ASSIGNMENT:
Only the lines below starting at the one that contains "# TACC/GraviT" and ending at the one that contains "## Files before the change" are to be reproduced, exactly and with both ends kept.

Saved data entries
▼
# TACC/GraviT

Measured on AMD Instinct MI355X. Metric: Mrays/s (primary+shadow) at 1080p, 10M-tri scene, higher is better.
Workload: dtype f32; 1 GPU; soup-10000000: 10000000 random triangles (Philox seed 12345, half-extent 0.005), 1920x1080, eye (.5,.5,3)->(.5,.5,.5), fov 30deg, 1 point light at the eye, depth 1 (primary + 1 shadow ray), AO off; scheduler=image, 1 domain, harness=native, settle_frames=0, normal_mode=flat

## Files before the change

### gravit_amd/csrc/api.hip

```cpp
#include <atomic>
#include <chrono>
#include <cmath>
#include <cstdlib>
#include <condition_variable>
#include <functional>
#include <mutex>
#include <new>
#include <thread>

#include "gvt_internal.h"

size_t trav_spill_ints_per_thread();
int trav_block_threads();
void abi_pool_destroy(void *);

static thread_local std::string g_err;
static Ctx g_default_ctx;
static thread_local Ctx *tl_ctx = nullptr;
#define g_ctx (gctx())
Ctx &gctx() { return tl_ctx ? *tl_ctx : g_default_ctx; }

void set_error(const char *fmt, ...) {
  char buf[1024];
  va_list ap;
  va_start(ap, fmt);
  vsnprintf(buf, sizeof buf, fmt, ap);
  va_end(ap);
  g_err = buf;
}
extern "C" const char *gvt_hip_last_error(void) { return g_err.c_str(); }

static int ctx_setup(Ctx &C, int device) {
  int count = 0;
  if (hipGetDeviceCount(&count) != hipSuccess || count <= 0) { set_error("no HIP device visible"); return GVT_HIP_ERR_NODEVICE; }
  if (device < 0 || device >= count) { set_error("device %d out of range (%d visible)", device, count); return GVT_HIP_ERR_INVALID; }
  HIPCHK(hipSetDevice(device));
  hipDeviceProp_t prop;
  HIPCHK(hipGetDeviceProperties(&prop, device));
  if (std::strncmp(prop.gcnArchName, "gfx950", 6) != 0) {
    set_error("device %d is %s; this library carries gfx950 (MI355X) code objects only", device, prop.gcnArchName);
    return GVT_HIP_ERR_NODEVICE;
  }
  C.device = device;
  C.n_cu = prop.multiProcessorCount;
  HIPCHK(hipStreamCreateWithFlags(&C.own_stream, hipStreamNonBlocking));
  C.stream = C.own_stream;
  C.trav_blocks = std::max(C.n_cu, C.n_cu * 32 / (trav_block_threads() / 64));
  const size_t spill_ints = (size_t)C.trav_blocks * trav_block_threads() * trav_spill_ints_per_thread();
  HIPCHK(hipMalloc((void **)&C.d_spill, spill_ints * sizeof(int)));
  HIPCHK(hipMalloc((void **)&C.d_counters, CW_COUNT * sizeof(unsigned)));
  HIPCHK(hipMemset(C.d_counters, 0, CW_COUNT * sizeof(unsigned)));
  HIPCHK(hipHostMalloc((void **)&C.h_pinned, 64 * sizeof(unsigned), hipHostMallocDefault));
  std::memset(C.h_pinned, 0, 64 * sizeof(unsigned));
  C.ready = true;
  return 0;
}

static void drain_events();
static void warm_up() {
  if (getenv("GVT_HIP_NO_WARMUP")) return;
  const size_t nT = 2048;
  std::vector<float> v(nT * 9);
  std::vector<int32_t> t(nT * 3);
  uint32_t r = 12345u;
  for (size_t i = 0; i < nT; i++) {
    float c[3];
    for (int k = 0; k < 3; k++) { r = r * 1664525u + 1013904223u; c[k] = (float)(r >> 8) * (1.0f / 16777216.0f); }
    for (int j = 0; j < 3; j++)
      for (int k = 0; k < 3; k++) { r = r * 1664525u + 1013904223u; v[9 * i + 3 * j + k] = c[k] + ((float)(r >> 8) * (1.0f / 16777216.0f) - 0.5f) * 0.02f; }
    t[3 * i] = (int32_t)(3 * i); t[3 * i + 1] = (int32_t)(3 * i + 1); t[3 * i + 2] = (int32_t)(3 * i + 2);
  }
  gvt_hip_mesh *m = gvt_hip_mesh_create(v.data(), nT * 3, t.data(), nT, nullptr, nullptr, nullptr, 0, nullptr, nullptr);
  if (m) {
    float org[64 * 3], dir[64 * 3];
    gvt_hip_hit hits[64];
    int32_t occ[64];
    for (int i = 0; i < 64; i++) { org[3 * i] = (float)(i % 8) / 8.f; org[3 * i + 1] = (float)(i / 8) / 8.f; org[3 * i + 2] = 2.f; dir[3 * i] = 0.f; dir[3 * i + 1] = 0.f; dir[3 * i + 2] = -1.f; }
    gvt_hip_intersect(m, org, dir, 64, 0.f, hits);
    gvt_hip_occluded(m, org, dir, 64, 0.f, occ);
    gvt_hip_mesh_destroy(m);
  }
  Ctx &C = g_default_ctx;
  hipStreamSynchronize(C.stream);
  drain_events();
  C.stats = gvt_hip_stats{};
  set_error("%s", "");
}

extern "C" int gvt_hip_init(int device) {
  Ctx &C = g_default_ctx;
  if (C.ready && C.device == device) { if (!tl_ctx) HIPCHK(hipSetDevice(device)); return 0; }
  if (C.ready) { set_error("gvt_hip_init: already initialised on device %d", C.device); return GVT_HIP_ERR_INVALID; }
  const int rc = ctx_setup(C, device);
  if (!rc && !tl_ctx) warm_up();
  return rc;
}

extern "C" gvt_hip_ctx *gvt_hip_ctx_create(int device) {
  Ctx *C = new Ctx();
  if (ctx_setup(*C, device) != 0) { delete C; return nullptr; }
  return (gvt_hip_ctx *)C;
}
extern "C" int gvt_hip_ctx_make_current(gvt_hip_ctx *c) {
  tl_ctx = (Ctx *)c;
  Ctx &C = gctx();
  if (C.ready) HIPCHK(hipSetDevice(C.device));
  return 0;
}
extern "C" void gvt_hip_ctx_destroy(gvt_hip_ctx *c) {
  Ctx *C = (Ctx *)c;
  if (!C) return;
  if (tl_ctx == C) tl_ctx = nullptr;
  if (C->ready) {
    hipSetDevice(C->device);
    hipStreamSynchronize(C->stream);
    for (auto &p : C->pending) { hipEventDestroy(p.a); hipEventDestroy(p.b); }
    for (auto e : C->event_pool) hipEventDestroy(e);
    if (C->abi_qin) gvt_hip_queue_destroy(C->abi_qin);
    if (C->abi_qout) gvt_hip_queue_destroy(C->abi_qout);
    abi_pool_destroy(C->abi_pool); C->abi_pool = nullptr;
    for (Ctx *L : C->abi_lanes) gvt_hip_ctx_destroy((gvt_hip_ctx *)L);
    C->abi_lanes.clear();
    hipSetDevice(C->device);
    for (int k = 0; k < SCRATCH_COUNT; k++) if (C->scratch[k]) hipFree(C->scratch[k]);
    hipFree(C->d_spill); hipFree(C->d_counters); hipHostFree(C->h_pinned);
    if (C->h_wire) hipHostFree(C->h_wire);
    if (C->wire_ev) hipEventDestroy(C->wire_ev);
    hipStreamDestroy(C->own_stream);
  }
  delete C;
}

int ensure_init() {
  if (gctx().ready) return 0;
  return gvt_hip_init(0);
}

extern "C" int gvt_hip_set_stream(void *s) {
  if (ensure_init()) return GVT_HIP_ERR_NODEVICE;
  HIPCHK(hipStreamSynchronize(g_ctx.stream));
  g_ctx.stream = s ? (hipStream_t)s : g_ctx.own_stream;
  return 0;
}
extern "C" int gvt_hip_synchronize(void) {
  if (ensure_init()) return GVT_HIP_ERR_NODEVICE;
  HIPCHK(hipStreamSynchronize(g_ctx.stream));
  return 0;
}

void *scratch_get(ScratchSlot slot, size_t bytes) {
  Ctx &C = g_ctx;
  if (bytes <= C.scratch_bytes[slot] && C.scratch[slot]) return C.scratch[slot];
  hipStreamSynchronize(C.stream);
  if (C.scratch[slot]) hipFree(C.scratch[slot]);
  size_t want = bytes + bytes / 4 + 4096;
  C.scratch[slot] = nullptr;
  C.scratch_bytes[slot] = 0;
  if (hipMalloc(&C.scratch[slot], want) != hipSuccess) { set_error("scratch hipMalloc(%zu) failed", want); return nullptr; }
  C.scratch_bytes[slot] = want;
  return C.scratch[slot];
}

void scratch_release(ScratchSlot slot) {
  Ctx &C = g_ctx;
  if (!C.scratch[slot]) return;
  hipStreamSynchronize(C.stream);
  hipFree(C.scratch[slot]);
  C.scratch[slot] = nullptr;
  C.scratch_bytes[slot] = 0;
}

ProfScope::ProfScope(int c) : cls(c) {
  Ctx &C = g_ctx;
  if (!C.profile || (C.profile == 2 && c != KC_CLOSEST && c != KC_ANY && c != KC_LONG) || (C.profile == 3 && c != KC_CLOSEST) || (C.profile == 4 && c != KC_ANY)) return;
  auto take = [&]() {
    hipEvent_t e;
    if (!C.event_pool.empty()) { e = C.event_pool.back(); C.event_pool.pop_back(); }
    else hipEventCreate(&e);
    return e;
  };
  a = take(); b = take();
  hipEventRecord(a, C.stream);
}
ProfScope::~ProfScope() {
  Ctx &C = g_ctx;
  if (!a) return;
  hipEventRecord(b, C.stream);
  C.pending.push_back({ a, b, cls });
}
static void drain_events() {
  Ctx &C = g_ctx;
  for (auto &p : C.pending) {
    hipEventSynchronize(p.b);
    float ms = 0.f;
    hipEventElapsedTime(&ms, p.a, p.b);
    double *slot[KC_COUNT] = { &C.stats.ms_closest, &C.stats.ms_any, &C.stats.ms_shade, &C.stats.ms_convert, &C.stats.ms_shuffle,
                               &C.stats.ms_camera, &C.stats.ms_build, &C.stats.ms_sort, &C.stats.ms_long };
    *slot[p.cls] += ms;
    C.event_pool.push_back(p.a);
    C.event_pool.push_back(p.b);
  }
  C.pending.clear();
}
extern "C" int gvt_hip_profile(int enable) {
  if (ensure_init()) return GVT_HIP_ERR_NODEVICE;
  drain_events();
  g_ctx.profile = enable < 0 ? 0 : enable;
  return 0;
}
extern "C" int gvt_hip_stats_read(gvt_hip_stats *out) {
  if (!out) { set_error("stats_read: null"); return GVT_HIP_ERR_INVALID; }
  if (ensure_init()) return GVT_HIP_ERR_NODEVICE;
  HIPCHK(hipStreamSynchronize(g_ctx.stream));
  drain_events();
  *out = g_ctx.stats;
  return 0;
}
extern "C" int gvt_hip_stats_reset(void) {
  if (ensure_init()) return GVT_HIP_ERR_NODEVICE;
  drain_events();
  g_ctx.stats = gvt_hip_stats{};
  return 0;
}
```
▲
▼
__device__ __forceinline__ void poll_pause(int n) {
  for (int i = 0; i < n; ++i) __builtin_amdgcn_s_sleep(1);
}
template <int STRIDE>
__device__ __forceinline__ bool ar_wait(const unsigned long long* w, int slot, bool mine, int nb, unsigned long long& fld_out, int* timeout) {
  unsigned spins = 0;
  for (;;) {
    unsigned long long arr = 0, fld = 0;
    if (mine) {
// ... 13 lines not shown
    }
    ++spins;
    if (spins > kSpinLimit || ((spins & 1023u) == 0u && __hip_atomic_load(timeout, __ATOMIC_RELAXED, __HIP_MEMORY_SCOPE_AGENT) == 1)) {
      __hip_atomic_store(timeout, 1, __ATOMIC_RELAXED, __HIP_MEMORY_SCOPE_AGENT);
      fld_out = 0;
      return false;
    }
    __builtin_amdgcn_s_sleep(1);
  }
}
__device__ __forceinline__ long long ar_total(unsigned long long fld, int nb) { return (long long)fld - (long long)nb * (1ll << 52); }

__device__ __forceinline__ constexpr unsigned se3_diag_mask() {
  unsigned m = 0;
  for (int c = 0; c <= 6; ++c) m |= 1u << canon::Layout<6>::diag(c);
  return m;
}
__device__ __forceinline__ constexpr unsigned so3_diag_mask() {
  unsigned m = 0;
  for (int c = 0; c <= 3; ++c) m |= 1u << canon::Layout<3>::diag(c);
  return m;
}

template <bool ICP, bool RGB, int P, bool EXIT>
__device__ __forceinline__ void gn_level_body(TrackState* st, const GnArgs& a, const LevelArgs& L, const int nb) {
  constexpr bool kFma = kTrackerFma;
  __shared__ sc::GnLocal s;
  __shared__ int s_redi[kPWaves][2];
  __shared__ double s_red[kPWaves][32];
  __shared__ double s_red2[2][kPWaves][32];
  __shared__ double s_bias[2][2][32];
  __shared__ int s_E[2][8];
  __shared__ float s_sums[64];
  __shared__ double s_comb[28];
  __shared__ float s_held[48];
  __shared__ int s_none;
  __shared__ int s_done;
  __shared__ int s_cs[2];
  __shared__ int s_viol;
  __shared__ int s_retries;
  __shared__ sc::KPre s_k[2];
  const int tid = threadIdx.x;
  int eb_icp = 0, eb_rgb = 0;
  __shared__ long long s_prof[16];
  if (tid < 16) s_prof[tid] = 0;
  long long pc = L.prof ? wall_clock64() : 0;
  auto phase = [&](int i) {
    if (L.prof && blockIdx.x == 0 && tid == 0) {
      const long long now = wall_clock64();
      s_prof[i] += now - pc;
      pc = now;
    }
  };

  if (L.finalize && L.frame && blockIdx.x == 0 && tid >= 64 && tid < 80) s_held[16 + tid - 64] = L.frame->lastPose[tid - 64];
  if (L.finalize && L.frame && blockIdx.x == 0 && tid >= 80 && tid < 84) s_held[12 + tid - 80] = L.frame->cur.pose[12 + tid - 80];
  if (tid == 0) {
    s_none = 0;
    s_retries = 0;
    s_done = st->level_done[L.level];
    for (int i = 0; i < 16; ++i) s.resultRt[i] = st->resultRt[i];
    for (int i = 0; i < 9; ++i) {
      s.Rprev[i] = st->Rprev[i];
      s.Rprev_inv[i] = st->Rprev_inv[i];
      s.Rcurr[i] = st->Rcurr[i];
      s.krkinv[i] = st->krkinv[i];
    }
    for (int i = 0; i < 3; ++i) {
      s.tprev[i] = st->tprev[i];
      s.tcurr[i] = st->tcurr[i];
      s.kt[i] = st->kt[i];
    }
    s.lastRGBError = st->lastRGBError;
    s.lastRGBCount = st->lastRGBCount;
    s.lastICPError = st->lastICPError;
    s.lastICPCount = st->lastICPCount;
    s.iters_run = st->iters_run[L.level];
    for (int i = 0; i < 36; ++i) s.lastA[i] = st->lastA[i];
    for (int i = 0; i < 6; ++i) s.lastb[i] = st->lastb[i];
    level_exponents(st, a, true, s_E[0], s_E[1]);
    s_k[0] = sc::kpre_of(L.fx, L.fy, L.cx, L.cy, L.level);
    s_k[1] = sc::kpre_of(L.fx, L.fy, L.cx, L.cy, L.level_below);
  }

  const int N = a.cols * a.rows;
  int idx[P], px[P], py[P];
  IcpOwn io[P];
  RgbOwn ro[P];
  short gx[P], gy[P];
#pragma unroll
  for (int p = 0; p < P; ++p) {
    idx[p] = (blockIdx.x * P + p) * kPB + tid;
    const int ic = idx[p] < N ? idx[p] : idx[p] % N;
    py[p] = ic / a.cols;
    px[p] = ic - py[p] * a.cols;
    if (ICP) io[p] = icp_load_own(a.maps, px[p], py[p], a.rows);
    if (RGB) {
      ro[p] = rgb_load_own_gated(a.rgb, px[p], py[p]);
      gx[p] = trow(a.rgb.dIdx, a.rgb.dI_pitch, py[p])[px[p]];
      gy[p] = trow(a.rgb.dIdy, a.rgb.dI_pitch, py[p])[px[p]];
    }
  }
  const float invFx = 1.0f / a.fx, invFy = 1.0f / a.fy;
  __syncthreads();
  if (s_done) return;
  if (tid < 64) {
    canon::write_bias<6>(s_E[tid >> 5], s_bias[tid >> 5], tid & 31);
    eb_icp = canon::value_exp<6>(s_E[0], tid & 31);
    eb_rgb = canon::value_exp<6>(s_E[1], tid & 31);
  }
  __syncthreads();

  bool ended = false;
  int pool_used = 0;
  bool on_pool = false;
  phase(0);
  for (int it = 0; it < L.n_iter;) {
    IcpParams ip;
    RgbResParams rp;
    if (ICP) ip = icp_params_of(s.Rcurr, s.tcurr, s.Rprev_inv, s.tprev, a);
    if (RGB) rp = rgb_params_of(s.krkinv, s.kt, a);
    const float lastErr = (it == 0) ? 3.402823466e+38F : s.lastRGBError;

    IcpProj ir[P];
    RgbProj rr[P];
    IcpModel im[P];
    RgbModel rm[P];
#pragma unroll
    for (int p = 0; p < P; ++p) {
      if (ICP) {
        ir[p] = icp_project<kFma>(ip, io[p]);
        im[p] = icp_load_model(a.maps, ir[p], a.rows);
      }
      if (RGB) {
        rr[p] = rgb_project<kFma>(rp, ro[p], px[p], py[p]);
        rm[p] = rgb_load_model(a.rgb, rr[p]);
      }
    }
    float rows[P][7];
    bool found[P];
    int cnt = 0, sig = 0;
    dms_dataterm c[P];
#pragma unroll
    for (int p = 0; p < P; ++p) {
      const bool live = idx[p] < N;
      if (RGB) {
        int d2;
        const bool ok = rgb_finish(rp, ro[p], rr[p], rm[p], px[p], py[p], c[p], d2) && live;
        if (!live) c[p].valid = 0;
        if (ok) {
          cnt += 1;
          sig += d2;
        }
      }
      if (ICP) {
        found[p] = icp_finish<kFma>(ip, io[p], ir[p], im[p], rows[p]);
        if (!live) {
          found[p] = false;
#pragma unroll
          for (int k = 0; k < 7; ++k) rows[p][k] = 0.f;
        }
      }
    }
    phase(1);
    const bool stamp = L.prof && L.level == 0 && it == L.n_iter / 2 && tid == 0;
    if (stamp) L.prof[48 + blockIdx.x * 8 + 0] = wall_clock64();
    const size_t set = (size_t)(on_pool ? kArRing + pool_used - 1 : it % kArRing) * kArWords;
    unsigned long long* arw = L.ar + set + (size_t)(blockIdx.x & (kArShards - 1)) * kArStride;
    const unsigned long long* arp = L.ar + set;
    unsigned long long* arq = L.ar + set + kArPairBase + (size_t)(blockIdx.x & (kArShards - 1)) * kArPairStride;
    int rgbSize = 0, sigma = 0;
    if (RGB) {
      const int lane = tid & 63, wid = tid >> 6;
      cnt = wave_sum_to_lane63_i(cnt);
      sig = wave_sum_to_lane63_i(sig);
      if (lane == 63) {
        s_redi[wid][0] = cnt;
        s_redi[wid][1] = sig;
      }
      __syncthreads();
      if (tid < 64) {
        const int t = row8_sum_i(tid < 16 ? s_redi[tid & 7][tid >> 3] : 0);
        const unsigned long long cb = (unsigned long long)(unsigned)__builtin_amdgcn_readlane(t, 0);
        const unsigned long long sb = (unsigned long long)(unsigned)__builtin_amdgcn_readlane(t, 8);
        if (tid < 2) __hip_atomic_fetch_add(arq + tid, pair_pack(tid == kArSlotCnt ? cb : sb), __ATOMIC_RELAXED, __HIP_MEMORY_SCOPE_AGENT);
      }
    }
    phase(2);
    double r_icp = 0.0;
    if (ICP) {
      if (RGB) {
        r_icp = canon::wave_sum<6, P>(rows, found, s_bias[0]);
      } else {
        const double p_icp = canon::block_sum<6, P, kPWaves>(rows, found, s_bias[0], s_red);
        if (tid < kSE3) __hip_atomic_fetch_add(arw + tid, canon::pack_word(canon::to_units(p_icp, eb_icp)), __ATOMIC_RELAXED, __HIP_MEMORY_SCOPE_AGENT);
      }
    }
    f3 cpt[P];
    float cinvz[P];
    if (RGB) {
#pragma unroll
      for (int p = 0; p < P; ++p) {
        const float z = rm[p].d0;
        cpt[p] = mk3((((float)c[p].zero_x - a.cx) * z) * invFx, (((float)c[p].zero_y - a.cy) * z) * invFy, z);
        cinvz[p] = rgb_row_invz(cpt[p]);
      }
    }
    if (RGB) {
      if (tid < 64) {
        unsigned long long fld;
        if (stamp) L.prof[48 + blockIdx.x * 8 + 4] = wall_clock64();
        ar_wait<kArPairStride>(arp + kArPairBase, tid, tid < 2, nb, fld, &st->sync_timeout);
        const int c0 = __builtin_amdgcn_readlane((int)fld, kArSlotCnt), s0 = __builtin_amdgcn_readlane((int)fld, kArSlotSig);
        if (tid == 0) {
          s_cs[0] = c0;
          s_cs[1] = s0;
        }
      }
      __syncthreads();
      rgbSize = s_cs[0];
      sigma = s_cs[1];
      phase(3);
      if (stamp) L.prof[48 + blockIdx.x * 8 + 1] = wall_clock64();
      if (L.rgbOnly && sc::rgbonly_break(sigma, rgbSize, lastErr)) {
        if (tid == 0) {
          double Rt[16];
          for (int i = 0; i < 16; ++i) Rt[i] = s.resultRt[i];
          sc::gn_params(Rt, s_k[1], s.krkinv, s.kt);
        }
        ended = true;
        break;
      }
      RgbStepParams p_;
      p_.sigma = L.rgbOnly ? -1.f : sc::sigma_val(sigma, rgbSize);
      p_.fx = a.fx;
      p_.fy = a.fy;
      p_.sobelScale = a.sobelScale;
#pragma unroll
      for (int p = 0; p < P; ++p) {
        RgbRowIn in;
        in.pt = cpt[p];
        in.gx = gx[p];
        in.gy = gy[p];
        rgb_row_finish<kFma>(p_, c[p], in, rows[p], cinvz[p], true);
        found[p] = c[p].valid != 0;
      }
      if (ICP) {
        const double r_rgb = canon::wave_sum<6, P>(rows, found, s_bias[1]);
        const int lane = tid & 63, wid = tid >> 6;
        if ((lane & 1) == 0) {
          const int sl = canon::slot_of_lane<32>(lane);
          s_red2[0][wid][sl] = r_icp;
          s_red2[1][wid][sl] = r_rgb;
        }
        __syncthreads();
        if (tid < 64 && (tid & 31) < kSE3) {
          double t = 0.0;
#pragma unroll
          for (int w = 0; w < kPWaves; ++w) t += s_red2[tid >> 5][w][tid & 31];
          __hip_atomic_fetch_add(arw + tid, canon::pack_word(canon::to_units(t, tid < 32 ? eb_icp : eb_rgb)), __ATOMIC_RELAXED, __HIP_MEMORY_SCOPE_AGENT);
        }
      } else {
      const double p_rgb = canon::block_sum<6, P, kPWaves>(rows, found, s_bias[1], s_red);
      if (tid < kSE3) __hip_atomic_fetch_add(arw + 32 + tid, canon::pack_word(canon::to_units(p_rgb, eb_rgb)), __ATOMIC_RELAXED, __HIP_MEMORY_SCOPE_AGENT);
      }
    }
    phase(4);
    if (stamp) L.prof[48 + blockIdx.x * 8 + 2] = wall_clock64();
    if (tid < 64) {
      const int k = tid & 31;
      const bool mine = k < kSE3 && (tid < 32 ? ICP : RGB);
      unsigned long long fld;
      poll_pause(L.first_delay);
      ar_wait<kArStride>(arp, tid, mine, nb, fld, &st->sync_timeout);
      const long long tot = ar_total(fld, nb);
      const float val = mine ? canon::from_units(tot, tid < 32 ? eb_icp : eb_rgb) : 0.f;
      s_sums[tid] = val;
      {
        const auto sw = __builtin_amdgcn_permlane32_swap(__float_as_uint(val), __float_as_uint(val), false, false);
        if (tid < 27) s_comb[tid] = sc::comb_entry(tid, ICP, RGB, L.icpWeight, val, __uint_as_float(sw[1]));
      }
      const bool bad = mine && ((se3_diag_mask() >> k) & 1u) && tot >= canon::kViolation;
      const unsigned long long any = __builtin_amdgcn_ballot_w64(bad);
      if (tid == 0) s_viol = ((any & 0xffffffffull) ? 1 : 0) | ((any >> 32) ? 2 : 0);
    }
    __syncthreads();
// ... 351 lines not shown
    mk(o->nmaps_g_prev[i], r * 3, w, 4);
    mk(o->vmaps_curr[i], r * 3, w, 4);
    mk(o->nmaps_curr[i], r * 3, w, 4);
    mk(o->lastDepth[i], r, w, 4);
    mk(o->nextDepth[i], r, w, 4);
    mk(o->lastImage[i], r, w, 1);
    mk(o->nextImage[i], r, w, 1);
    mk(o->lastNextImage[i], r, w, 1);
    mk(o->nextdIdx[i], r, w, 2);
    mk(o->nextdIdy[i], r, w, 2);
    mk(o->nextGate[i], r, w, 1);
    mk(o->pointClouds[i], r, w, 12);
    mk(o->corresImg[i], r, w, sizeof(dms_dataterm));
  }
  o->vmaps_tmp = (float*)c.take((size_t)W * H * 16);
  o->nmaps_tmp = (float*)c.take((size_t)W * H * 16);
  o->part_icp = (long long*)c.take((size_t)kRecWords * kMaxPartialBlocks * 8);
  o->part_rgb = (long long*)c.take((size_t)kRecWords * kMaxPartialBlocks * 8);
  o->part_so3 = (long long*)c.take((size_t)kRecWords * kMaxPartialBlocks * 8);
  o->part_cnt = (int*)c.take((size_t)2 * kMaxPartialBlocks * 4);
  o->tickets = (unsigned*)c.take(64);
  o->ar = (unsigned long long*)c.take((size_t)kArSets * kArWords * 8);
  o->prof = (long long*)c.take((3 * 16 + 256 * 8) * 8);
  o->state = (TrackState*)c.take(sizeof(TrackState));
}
▲
RESULT:
# TACC/GraviT

Measured on AMD Instinct MI355X. Metric: Mrays/s (primary+shadow) at 1080p, 10M-tri scene, higher is better.
Workload: dtype f32; 1 GPU; soup-10000000: 10000000 random triangles (Philox seed 12345, half-extent 0.005), 1920x1080, eye (.5,.5,3)->(.5,.5,.5), fov 30deg, 1 point light at the eye, depth 1 (primary + 1 shadow ray), AO off; scheduler=image, 1 domain, harness=native, settle_frames=0, normal_mode=flat

## Files before the change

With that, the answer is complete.